4.3 postRunFn(settings, modParams)
This block executes after all other mods have completed their runFn.
Best Use: This is critical for compatibility. If you are writing a script that modifies all vehicles in the game (e.g., doubling the top speed of every train), you must place it in postRunFn. If you place it in runFn, your script will only affect vanilla trains and will miss any trains added by mods loaded after yours in the load order.
5. Advanced Mechanics: Safe State Alteration
If you cannot use external libraries and you cannot alter the UI, what can you do? The key to console-compliant scripting is utilizing the api.engine to manipulate the game state invisibly.
5.1 Modifier Scripts
You can safely iterate through the game’s resource repository to apply bulk changes without risking stability.
— Console-Safe Example: Modifying all vehicle lifespans
function data()
return {
info = {
minorVersion = 1,
severityAdd = “NONE”,
severityRemove = “WARNING”,
name = “Extended Vehicle Lifespan”,
},
runFn = function (settings, modParams)
local addModifier = function(fileName, data)

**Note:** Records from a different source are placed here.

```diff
+        for (int w = 0; w < NW; ++w) {
+            ta += (int)bank[w];
+            tb += (int)bank[8 + w];
+        }
+        if (src_lo >= 0) src_lo = 2;
+        src_hi = 2;
+        if (tb <= r_lo) {
+            lo = pb;
+            c_lo = tb;
+            mask_lo = sb;
+            src_lo = 1;
+        } else if (ta <= r_lo) {
+            lo = pa;
+            c_lo = ta;
+            mask_lo = sa;
+            src_lo = 0;
+        }
+        if (ta > r_hi) {
+            hi = pa;
+            c_hi = ta;
+            mask_hi = sa;
+            src_hi = 0;
+        } else if (tb > r_hi) {
+            hi = pb;
+            c_hi = tb;
+            mask_hi = sb;
+            src_hi = 1;
+        }
+        if (c_hi - c_lo > 32 && ((ta > r_lo && ta <= r_hi) || (tb > r_lo && tb <= r_hi))) {
+            const float pivot = (ta > r_lo && ta <= r_hi) ? pa : pb;
             float below = -CUDART_INF_F, above = CUDART_INF_F;
 #pragma unroll
             for (int i = 0; i < 32; ++i) {
-                if (VAL(i) < pivot) below = fmaxf(below, VAL(i));
+                if (__float_as_uint(VAL(i) - pivot) >> 31) below = fmaxf(below, VAL(i));
                 else above = fminf(above, VAL(i));
             }
 #pragma unroll
@@ -322,35 +350,54 @@
         group_sync<T>(slot);
         return lo;
     }
-    for (unsigned inb = ~mask_lo & mask_hi; inb; ) {
-        const int q = __clz(inb);
-        inb &= ~(0x80000000u >> q);
-        const uint32_t pos = atomicAdd(&sh[48], 1u);
-        if (pos < 32u) shf[pos] = reload(q);
+    const unsigned inb = ~mask_lo & mask_hi;
+    const int cnt = c_hi - c_lo;
+    int pos = 0;
+    if (NW > 1) {
+        if (src_lo < 2 && src_hi < 2) {
+            const uint32_t *last = sh + 32 + 16 * ((round - 1) & 1);
+#pragma unroll
+            for (int w = 0; w < NW; ++w)
+                if (w < warp) pos += (int)last[8 * src_hi + w] - (src_lo < 0 ? 0 : (int)last[8 * src_lo + w]);
+        } else {
+            uint32_t *other = sh + 32 + 16 * (round & 1);
+            const int mine = __reduce_add_sync(0xffffffffu, __popc(inb));
+            if (lane == 0) other[warp] = (uint32_t)mine;
+            group_sync<T>(slot);
+#pragma unroll
+            for (int w = 0; w < NW; ++w)
+                if (w < warp) pos += (int)other[w];
+        }
+    }
+    {
+        const int own = __popc(inb);
+        int incl = own;
+#pragma unroll
+        for (int o = 1; o < 32; o <<= 1) {
+            const int y = __shfl_up_sync(0xffffffffu, incl, o);
+            if (lane >= o) incl += y;
+        }
+        pos += incl - own;
+    }
+    if (inb) {
+#pragma unroll
+        for (int q = 0; q < 32; ++q) {
+            if (inb & (0x80000000u >> q)) shf[pos++] = VAL(q);
+        }
     }
     group_sync<T>(slot);
-    const int cnt = (int)sh[48];
-    if (warp == 0) {
-        float med;
-        if (cnt > 32) {
-            med = lo;
-        } else {
-            const float mine = lane < cnt ? shf[lane] : CUDART_INF_F;
-            int rank = 0;
-            for (int j = 0; j < cnt; ++j) {
-                const float other = shf[j];
-                rank += (other < mine) || (other == mine && j < lane);
-            }
-            const uint32_t m_lo = __ballot_sync(0xffffffffu, lane < cnt && rank == r_lo - c_lo);
-            const uint32_t m_hi = __ballot_sync(0xffffffffu, lane < cnt && rank == r_hi - c_lo);
-            const float a = __shfl_sync(0xffffffffu, mine, __ffs(m_lo) - 1);
-            const float b = __shfl_sync(0xffffffffu, mine, __ffs(m_hi) - 1);
-            med = (a + b) * 0.5f;
-        }
-        if (lane == 0) shf[49] = med;
-    }
-    group_sync<T>(slot);
-    return shf[49];
+    const float mine = lane < cnt ? shf[lane] : CUDART_INF_F;
+    int rank = 0;
+    for (int j = 0; j < cnt; ++j) {
+        const float other = __shfl_sync(0xffffffffu, mine, j);
+        rank += (other < mine) || (other == mine && j < lane);
+    }
+    const uint32_t m_lo = __ballot_sync(0xffffffffu, lane < cnt && rank == r_lo - c_lo);
+    const float a = __shfl_sync(0xffffffffu, mine, __ffs(m_lo) - 1);
+    if (r_lo == r_hi) return a;
+    const uint32_t m_hi = __ballot_sync(0xffffffffu, lane < cnt && rank == r_hi - c_lo);
+    const float b = __shfl_sync(0xffffffffu, mine, __ffs(m_hi) - 1);
+    return (a + b) * 0.5f;
 }
 #undef VAL
 
@@ -400,11 +447,7 @@
                     if (2 * zi + 1 >= n_samples) v[g * R1 + n1].y = CUDART_INF_F;
                 }
         }
-        auto reload = [&](int q) {
-            const int j = q >> 1;
-            return __ldg(x + 2 * ((j % R1) * S1 + t + T * (j / R1)) + (q & 1));
-        };
-        shift = select_median<T, FULL>(v, n_samples, sel_w, t, wslot, reload);
+        shift = select_median<T, FULL>(v, n_samples, x, sel_w, t, wslot);
         if (!full) {
 #pragma unroll
             for (int i = 0; i < 16; ++i) {
```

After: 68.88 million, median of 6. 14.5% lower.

if data.metadata and data.metadata.maintenance then
data.metadata.maintenance.lifespan = data.metadata.maintenance.lifespan * 2
end
return data
end
— Safely hooking into the engine API
api.res.modelRep.addModifier(“addModifier”, addModifier)
end
}
end
This script passes console certification perfectly. It uses only internal APIs, does not touch the OS, does not require custom UI, and executes predictably.
5.2 The severityRemove = "CRITICAL" Requirement
As discussed in previous articles, the severityRemove parameter is the most important metadata flag in your mod.lua.
If your script introduces new commodities, new town generation logic, or fundamentally alters the mathematical structure of the economy, you are altering the deep architecture of the save file.
If a console player deletes your mod, the engine will attempt to find the custom cargo type your script created. When it returns a nil value, the console will instantly hard-crash to the dashboard.
If your script alters the economy or adds custom industries, you must set severityRemove = "CRITICAL". This locks the mod to the player’s save file, preventing them from accidentally destroying a 100-hour playthrough. Failure to use this flag for heavy scripting mods is a guaranteed QA rejection.
6. Summary: The Pre-Publish Code Audit
Before you submit a script-heavy mod to the Mod.io API, run your codebase through this final sandbox audit:
The Library Check: Search your entire repository for os., io., debug., and require. If any exist, your mod will fail.
The UI Check: Does your mod alter the vanilla UI or require the player to click a custom button? If yes, it is PC-only. Strip it for the console release.
The Loop Check: Are you running deep, nested loops over large datasets during initialization? Refactor for efficiency to prevent console watchdog timeouts.
The Execution Order: Are your global game modifications placed securely inside postRunFn to ensure compatibility with other mods?
The Save Integrity Check: Does your script alter the economy, add cargo, or change town generation? Set severityRemove = "CRITICAL".
By respecting the Sandbox, you ensure that your modifications run seamlessly, securely, and stably across the unified Mod.io ecosystem, bridging the gap between PC complexity and console reliability.